Velocity sensors have numerous advantages, some of which are as follows: (1) sensitivity to spherical waves than pressure microphone; (2) may be used along with the pressure microphones to measure the sound energy density, and (3) may be used along with pressure microphones to develop a unidirectional microphone which would favor waves incident from only one direction and discriminate from waves incident from other directions.
The concept of a typical velocity microphone is known in the prior art. However, complexity and bulkiness of known velocity microphones makes them difficult to use effectively in ASAC systems. A conventional arrangement of a velocity microphone consists of a corrugated metallic ribbon suspended between magnetic pole pieces N and S and freely acceptable to acoustic pressures on both sides (L. E. Kinsler, et al., “Fundamentals of Acoustics”, Second Edition, John Wiley & Sons, Inc., New York, 1962).

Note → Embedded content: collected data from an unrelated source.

### m3l_b200/engine.py

```python
from __future__ import annotations

import contextlib
import gc
from dataclasses import dataclass, field
from typing import Dict, List, Optional, Tuple

import torch

from . import ops
from .arena import ParamArena

import os

_SM_COUNT_CACHE = {}


def _sm_count() -> int:
    dev = torch.cuda.current_device() if torch.cuda.is_available() else -1
    n = _SM_COUNT_CACHE.get(dev)
    if n is None:
        n = _SM_COUNT_CACHE[dev] = torch.cuda.get_device_properties(dev).multi_processor_count if dev >= 0 else 148
    return n
_FUSED_MLP = os.environ.get("M3L_FUSED_MLP", "1") != "0"
_FUSED_LN_BWD = os.environ.get("M3L_FUSED_LN_BWD", "1") != "0"
_FUSED_LN_BWD_MIN_ROWS = int(os.environ.get("M3L_FUSED_LN_BWD_MIN_ROWS", "16384"))


def _dgrad_ln_bwd(dy_in, w_t, x, stats, gamma, dgamma, dbeta, skip, dx_colsum):
    if _FUSED_LN_BWD and x.shape[1] == 256 and x.shape[0] >= _FUSED_LN_BWD_MIN_ROWS:
        return ops.gemm(dy_in, w_t, ln_bwd=dict(x=x, stats=stats, gamma=gamma, skip=skip, dgamma=dgamma, dbeta=dbeta,
                                               dx_colsum=dx_colsum))
    dxn = ops.gemm(dy_in, w_t)
    return ops.layernorm_bwd(dxn, x, stats, gamma, dgamma=dgamma, dbeta=dbeta, skip=skip, dx_colsum=dx_colsum)


@dataclass
class StackSpec:
    prefix: str
    dim: int
    depth: int
    heads: int
    dim_head: int
    mlp_dim: int

    @property
    def inner(self):
        return self.heads * self.dim_head

# ... 148 lines not shown
        x = x_out
    return x


def last_ff_bias(spec: StackSpec) -> str:
    return f"{spec.prefix}.layers.{spec.depth - 1}.1.net.4.bias"


def stack_dx_colsum(G: GradView, spec: StackSpec, saved: list) -> Optional[torch.Tensor]:
    return None if saved[-1][-1] is not None else G(last_ff_bias(spec))


def stack_bwd(A: ParamArena, G: GradView, spec: StackSpec, dx: torch.Tensor, B: int, n: int, saved: list):
    scale = spec.dim_head ** -0.5
    M = dx.shape[0]
    fork = WgradFork(A.device)
    for l in reversed(range(spec.depth)):
        pa, pf = f"{spec.prefix}.layers.{l}.0", f"{spec.prefix}.layers.{l}.1"
        x, xn1, st1, qkv, o, lse, x_mid, xn2, st2, pre, h, drop = saved[l]
        dy = dx
        if drop is not None:
            dy = ops.dropout_bwd(dx, drop(l, 3), colsum=G(pf + ".net.4.bias"))
        fork.wgrad(dy, h, G(pf + ".net.4.weight"))
        dpre = ops.gemm(dy, A.bf_t(pf + ".net.4.weight"), act=ops.GELU_BWD, aux_in=pre,
                        colsum_out=G(pf + ".net.1.bias"))
        fork.wgrad(dpre, xn2, G(pf + ".net.1.weight"))
        dx_mid = _dgrad_ln_bwd(dpre, A.bf_t(pf + ".net.1.weight"), x_mid, st2, A.f32(pf + ".net.0.weight"),
                               G(pf + ".net.0.weight"), G(pf + ".net.0.bias"), dx,
                               G(pa + ".to_out.0.bias") if drop is None else None)
        dy_mid = dx_mid
        if drop is not None:
            dy_mid = ops.dropout_bwd(dx_mid, drop(l, 1), colsum=G(pa + ".to_out.0.bias"))
        fork.wgrad(dy_mid, o, G(pa + ".to_out.0.weight"))
        delta = torch.empty((M, spec.heads), dtype=torch.float32, device=dx.device) if spec.dim_head == 64 else None
        do = ops.gemm(dy_mid, A.bf_t(pa + ".to_out.0.weight"), dot_side=o if delta is not None else None, dot_out=delta)
        dqkv = ops.mha_bwd(qkv, o, do, lse, B, n, spec.heads, spec.dim_head, scale, delta=delta,
                           dropout=drop(l, 0) if drop else None)
        fork.wgrad(dqkv, xn1, G(pa + ".to_qkv.weight"))
        prev_bias = G(f"{spec.prefix}.layers.{l - 1}.1.net.4.bias") if (l > 0 and drop is None) else None
        dx_in = _dgrad_ln_bwd(dqkv, A.bf_t(pa + ".to_qkv.weight"), x, st1, A.f32(pa + ".norm.weight"),
                              G(pa + ".norm.weight"), G(pa + ".norm.bias"), dx_mid, prev_bias)
        fork.join()
        dx = dx_in
    return dx


@dataclass
class Geometry:
    use_vision: bool
    nt: int
    n_img: int
    n_tac: int
# ... 444 lines not shown
```

### m3l_b200/ops.py

```python
from __future__ import annotations

import ctypes as C
from typing import NamedTuple, Optional

import torch

from . import _lib
from ._lib import GemmArgs, check, current_stream, ptr

GELU_FWD = 1
GELU_BWD = 2
RELU = 3


class Dropout(NamedTuple):
    key: torch.Tensor
    site: int
    p: float


def _drop_args(d: Optional[Dropout]):
    if d is None:
        return C.c_void_p(0), 0, C.c_float(0.0)
    assert d.key.dtype == torch.int64 and d.key.is_cuda and d.key.numel() >= 1
# ... 98 lines not shown
        if save:
            out, out_has_x = x.clone(), True
        else:
            out = torch.empty_like(x)
    assert out.shape == x.shape and out.dtype == torch.bfloat16 and out.is_contiguous()
    a = _lib.LnMlpArgs()
    a.x, a.rows, a.dim, a.hidden = ptr(x), M, D, hidden
    a.gamma, a.beta, a.eps = ptr(gamma), ptr(beta), eps
    a.w1, a.b1, a.w2, a.b2 = ptr(w1), ptr(b1), ptr(w2), ptr(b2)
    a.out, a.out_has_x = ptr(out), int(out_has_x)
    stats = xn = h = gp = None
    if save:
        stats = torch.empty((M, 2), dtype=torch.float32, device=x.device)
        xn = torch.empty_like(x)
        h = torch.empty((M, hidden), dtype=torch.bfloat16, device=x.device)
        gp = torch.empty_like(h)
        a.stats, a.xn_out, a.h_out, a.gp_out = ptr(stats), ptr(xn), ptr(h), ptr(gp)
    check(_lib.load().m3l_ln_mlp_fwd(C.byref(a), current_stream()), "m3l_ln_mlp_fwd")
    if save:
        return out, stats, xn, h, gp
    return out


def make_segments(segs):
    s = _lib.MaskSegments()
    s.count = len(segs)
    for i, (o, l, m) in enumerate(segs):
        s.offset[i], s.length[i], s.n_masked[i] = o, l, m
    return s


def mask_indices(noise: torch.Tensor, segs, want_slots: bool = True, extra: bool = False, n_masked_first: int = 0):
    _req_cuda(noise)
    assert noise.dtype == torch.float32 and noise.is_contiguous()
    B, n = noise.shape
    nm = sum(m for _, _, m in segs)
    nu = sum(l - m for _, l, m in segs)
    masked = torch.empty((B, nm), dtype=torch.int64, device=noise.device)
    unmasked = torch.empty((B, nu), dtype=torch.int64, device=noise.device)
    slots = torch.empty((B, n), dtype=torch.int32, device=noise.device) if want_slots else None
    cs = make_segments(segs)
    u32 = torch.empty((B, nu), dtype=torch.int32, device=noise.device) if extra else None
    mrow = torch.empty((B, n), dtype=torch.int32, device=noise.device) if extra else None
    check(_lib.load().m3l_mask_indices(ptr(noise), B, n, C.byref(cs), ptr(masked), ptr(unmasked), ptr(slots),
                                       ptr(u32), ptr(mrow), n_masked_first, current_stream()), "m3l_mask_indices")
    if extra:
# ... 444 lines not shown
```

Baseline: 110,400.

## Fuse MLP backward GEMMs with GELU grad and LayerNorm backward in one kernel

Adds a persistent tcgen05 kernel that computes dy·W2ᵀ, applies the GELU gradient, writes dpre, then multiplies by W1ᵀ in TMEM and finishes the LayerNorm backward in the same pass. It accumulates db1, dgamma, dbeta and the residual colsum with atomics. The aim is to drop the separate dgrad GEMM and LN-backward launches and the HBM round trip of dpre as a GEMM input. The producer and MMA-issuer loops are factored into shared device helpers so forward and backward reuse them. Atomics on parameter grads and the more complex synchronisation add risk.

```diff
diff --git a/include/m3l_b200.h b/include/m3l_b200.h
--- a/include/m3l_b200.h
+++ b/include/m3l_b200.h
@@ -70,6 +70,25 @@
 
 int m3l_ln_mlp_fwd(const m3l_ln_mlp_args* args, void* stream);
 
+typedef struct m3l_ln_mlp_bwd_args {
+  const void* dy;
+  int32_t rows, dim, hidden;
+  const void* x;
+  const float* stats;
+  const float* gamma;
+  const void* w1_t;
+  const void* w2_t;
+  const void* gelu_grad;
+  void* dpre;
+  void* dx;
+  float* db1;
+  float* dgamma;
+  float* dbeta;
+  float* dx_colsum;
+} m3l_ln_mlp_bwd_args;
+
+int m3l_ln_mlp_bwd(const m3l_ln_mlp_bwd_args* args, void* stream);
+
 #define M3L_MAX_SEGMENTS 8
 typedef struct m3l_mask_segments {
   int32_t count;
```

The ribbon acts as a short light cylinder that may be easily displaced in one direction under a force generated by air pressure. A velocity sensor was proposed (J. W. Parkins, “Active Minimization of Energy Density in a Three-Dimensional Enclosure”, Ph.D. Dissertation, Pennsylvania State University, 1998) which consists of six pressure condensor microphones mounted on a sphere of radius of 2.0 inches.
A finite difference scheme was used to predict the air particle velocity from the pressure measurement. Although the size of the sensor was “small” compared to many commercially available velocity probes, it was shown that such a sensor could lead to errors if there is any mismatching between the different pressure microphones.
There is also the potential for interference, since the microphones are housed together in a small volume. This interference may significantly affect the sensor signal-to-noise ratio, especially at low sound pressure levels. It is thus clear that a velocity sensor free of disadvantages of prior art velocity sensors is still needed in the industry.
As part of ASAC systems as well as for Active Vibration Control (AVC), acceleration sensors of high sensitivity and low mass can also contribute to overall control of structural vibration and interior noise. The conventional accelerometer consists mainly of a uniform cantilever beam fixed to the accelerometer housing and which is attached to a structure, the parameters of which are to be detected and measured. As the accelerometer vibrates due to base excitation, the cantilever tip oscillates about the undeformed axis, and the deflection at any point along the undeformed axis of the beam is a function of the excitation acceleration. It would be desirable to apply principles of the fiber tip based Fabry-Perot sensor to measurements of such a deflection of the oscillating beam.
Summarizing the discussion of the prior art supra, it is readily understood to those skilled in the art that it is still a long-lasting need in the field of active structural acoustical control to provide a wide bandwidth (in the frequency range of 50 Hz to 7.5 KHz) fiber tip based Fabry-Perot sensor systems for acoustic measurements with an extensively designed digital phase demodulation technique, free of disadvantages of the prior art acoustical measurement systems, and which would be capable of serving as microphone, velocity sensor, and acceleration sensor.